MY SPEECH AT LAUNCH OF GOOD RELATIONS AWARDS 2023
08/11/2022
This morning saw the launch of the Northern Ireland Good Relations Awards 2023. They were held at The Hill of O'Neill & Ranfurly House in Dungannon. Fr Martin Magill and I were honoured to receive the Civic Leadership Award in 2016 and were asked to say a few words about what the award meant to us.
I better be careful to get this right. My notes are on the page across from Sunday’s sermon. Well actually, while I have you... I ended my sermon on Sunday with words from a new book by James K A Smith, a Professor at Calvin College in Grand Rapids, Michigan. He writes:
“Our past is not what we have left behind; it’s what we carry. It’s like we have been handed a massive ring of jangling keys. Some of them unlock possible futures. Some of them have enchained our neighbours. We are thrown into the situation of trying to discern which is which."
I have brought my Award with me today. Firstly it means a lot to me and secondly my daughter won an Award at Stranmillis College and so mine that used to sit on the mantel piece is now on the hearth! I wanted to lift it up again.
The Award meant a lot to me for various reasons. As someone said at the time I wasn’t getting it from my denomination who actually paid no attention to me winning it. It meant a lot that it came from civic society.
It meant a lot that I won it jointly with Fr Martin. This was an Award given for friendship. A very remarkable friendship for sure. I look back at Kairos moments in my life. Life changers. My conversion experience as teenager, my call to ministry, meeting my wife for the first time. Another such moment was meeting Martin. We both left our first cup of coffee wondering what just happened. It was like a vocational call to friendship that we knew was going to go somewhere and little did we know where.

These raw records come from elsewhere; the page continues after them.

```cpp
extern "C" int basic_conv_forward_dev(const basic_conv_plan *p, const float *d_in, int batch, int in_h, int in_w,
                                      float *d_out, void *hip_stream)
{
    BASIC_REQUIRE(p && d_in && d_out && batch >= 1, "conv_forward: bad argument");
    int oh = 0, ow = 0;
    int rc = basic_conv_plan_out_hw(p, in_h, in_w, &oh, &ow);
    if (rc) return rc;
    if (p->d_wsm) return launch_small_deconv(p, d_in, batch, in_h, in_w, d_out, as_stream(hip_stream));
    const LaunchChoice choice = choose_launches(p, batch, oh, ow, d_out);
    bool amax_done = false;
    return for_each_launch(p, choice, oh, ow, [&](const Chunk &ch, const Phase &ph, int mh, int mw) -> int {
        TapLaunch g{};
        g.in = d_in; g.out = d_out; g.wpack = ph.d_wpack; g.wrow = ph.d_wrow; g.split_wstride = ph.split_wstride; g.bias = ch.d_bias; g.gammaT = p->d_gammaT; g.beta = p->d_beta;
        g.batch = batch; g.cin = p->cin; g.cin_pad = ph.ntaps ? ph.cin_pad : 0; g.cout = ch.cout; g.coutp = ch.coutp; g.out_ctotal = p->cout; g.co_base = ch.co0;
        g.in_h = in_h; g.in_w = in_w; g.out_h = oh; g.out_w = ow;
        g.s_in = p->s_in; g.s_out = p->s_out; g.oy0 = ph.oy0; g.ox0 = ph.ox0;
        g.mh = mh; g.mw = mw;
        g.ntaps = ph.ntaps; g.dymin = ph.dymin; g.dxmin = ph.dxmin;
        std::memcpy(g.dy, ph.dy, sizeof(g.dy));
        std::memcpy(g.dx, ph.dx, sizeof(g.dx));
        g.act = p->act;
        const int kCK = ph.ck;
        if (choice.split_f16 && ph.d_wsplit) {
            const TileShape ts = tile_shape(g.mh, g.mw, kSplitWaves * 32);
            const int tw = ts.tw, th = ts.th, tb = ts.tb;
            if (static_cast<int64_t>(tb) * p->cin * in_h * in_w * 4 < (1ll << 31)) {
                g.tw_log = ilog2(tw); g.th_log = ilog2(th); g.tb_log = ilog2(tb);
                g.tiles_y = (g.mh + th - 1) / th;
                g.tiles_x = (g.mw + tw - 1) / tw;
                const int blocks = ((batch + tb - 1) / tb) * g.tiles_y * g.tiles_x;
                hipStream_t st = as_stream(hip_stream);
                const u32x4 *ws = static_cast<const u32x4 *>(ph.d_wsplit);
                BASIC_REQUIRE(ph.kw == 3 && ph.kwb == 2 && (ph.kh == 3 || ph.kh == 2), "conv_forward: split-fp16 plan / kernel instantiation mismatch");
                if (!amax_done) {
                    auto *pm = const_cast<basic_conv_plan *>(p);
                    if (pm->amax_cap < batch) {
                        if (pm->d_amax) BASIC_HIP_TRY(hipFree(pm->d_amax));
                        pm->d_amax = nullptr; pm->amax_cap = 0;
                        BASIC_HIP_TRY(hipMalloc(&pm->d_amax, sizeof(unsigned) * batch));
                        pm->amax_cap = batch;
                    }
                    BASIC_HIP_TRY(hipMemsetAsync(pm->d_amax, 0, sizeof(unsigned) * batch, st));
                    const int64_t n = static_cast<int64_t>(p->cin) * in_h * in_w;
                    const int per_img = static_cast<int>(std::min<int64_t>(64, std::max<int64_t>(1, n / 4096)));
                    hipLaunchKernelGGL(image_absmax_kernel, dim3(batch * per_img), dim3(256), 0, st, d_in, n, per_img, pm->d_amax);
                    BASIC_HIP_TRY(hipGetLastError());
                    amax_done = true;
                }
                const bool patch = choice.split_patch && g.s_in == 1 && tb * (th + ph.kh - 1) * (tw + ph.kw - 1) <= kSplitPatchPos;
                const unsigned *am = p->d_amax;
                const hipError_t e = ph.kh == 3 ? (patch ? launch_split<3, true>(g, ws, ph.d_wsplit_k, am, blocks, st) : launch_split<3, false>(g, ws, ph.d_wsplit_k, am, blocks, st))
                                                : (patch ? launch_split<2, true>(g, ws, ph.d_wsplit_k, am, blocks, st) : launch_split<2, false>(g, ws, ph.d_wsplit_k, am, blocks, st));
                BASIC_HIP_TRY(e);
                return BASIC_OK;
            }
        }
        const int threads = 64 * ph.waves, tile_pos = 32 * ph.waves;
        const TileShape ts = tile_shape(g.mh, g.mw, tile_pos);
        const int tw = ts.tw;
        int th = ts.th, tb = ts.tb;
        const bool first_layer_path = ch.mt == 4 && ch.nsplit == 1 && ph.waves == 8 && ph.kh == 5 && ph.kw == 5 &&
                                      ph.cin_pad == kCK && kCK == 4 && ch.cout == 128 && p->d_gammaT;
        g.ph = (th - 1) * g.s_in + ph.span_y;
        g.pw = (tw - 1) * g.s_in + ph.span_x;
        g.patch4 = (ph.waves == 8 && !first_layer_path && in_w % 4 == 0 && (reinterpret_cast<uintptr_t>(d_in) & 15) == 0) ? 1 : 0;
        g.pwp = g.patch4 ? (g.pw + 3 + 3) / 4 * 4 : (g.pw | 1);
        int punit = g.patch4 ? 4 : 1;
        const int mtp = mtile_pitch(ch.mt);
        const int wl_floats = g.ntaps * kCK * 32 * mtp, gam_floats = 32 * 32 * mtp;
        const int wl_pad = ((wl_floats > gam_floats ? wl_floats : gam_floats) + 4 * threads - 1) / (4 * threads) * (4 * threads);
        auto patch_slots_needed = [&](int tbv) { return (tbv * kCK * g.ph * g.pwp / punit + threads - 1) / threads; };
        auto lds_need = [&](int tbv) {
            const int patch_pad = ((tbv * kCK * g.ph * g.pwp / punit + 63) & ~63) * punit;
            return sizeof(float) * (2 * static_cast<size_t>(wl_pad + patch_pad) + 32 + 2 * g.coutp);
        };
        const int slots_avail = ph.kwb ? kPSlotsFused : patch_slots(ch.mt);
        auto too_large = [&](int tbv) { return patch_slots_needed(tbv) > slots_avail || lds_need(tbv) > 160 * 1024; };
        while (tb > 1 && too_large(tb)) tb >>= 1;
// ... 65 lines not shown
```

It also meant a lot for me to share it with Fitzroy a congregation who encourages me in all this peacemaking. And the 4 Corners Festival committee and board. This was for them and the work that they do for the Festival.
My family. The photo of this trophy with my Janice and Caitlin and Jasmine is a treasure. They sacrificed for me to do what I do.
And my mum. She passed away just a few months after we received the award and I hope it told her that I wasn’t wasting my life.
The day we received the award Peter Osborne asked me what it meant to me. I told him that I hoped that it would see me through the down moments, the difficult times. That when I felt like giving up I would look at the award and it would lift me and keep me going. I think it has.
A few months ago Martin and I went into spend some time with Pope Francis. A couple of days later another denomination wrote to a news paper trying to get me sacked. That is when I look at the Award even if it is now on the hearth.
Also, whether Martin and I should meet the Pope, you gotta think, “It’s like we have been handed a massive ring of jangling keys. Some of them unlock possible futures. Some of them have enchained our neighbours.”
So thank you so much for this Award. As the ancient text says, “let us consider how to spur one another on towards love and good deeds” (Hebrew 10:24). Thank you for spurring me on!
The James K A Smith’s book that I quote is How To Inhabit Time; Understanding The Past, Facing The Future, Living Faithfully Now.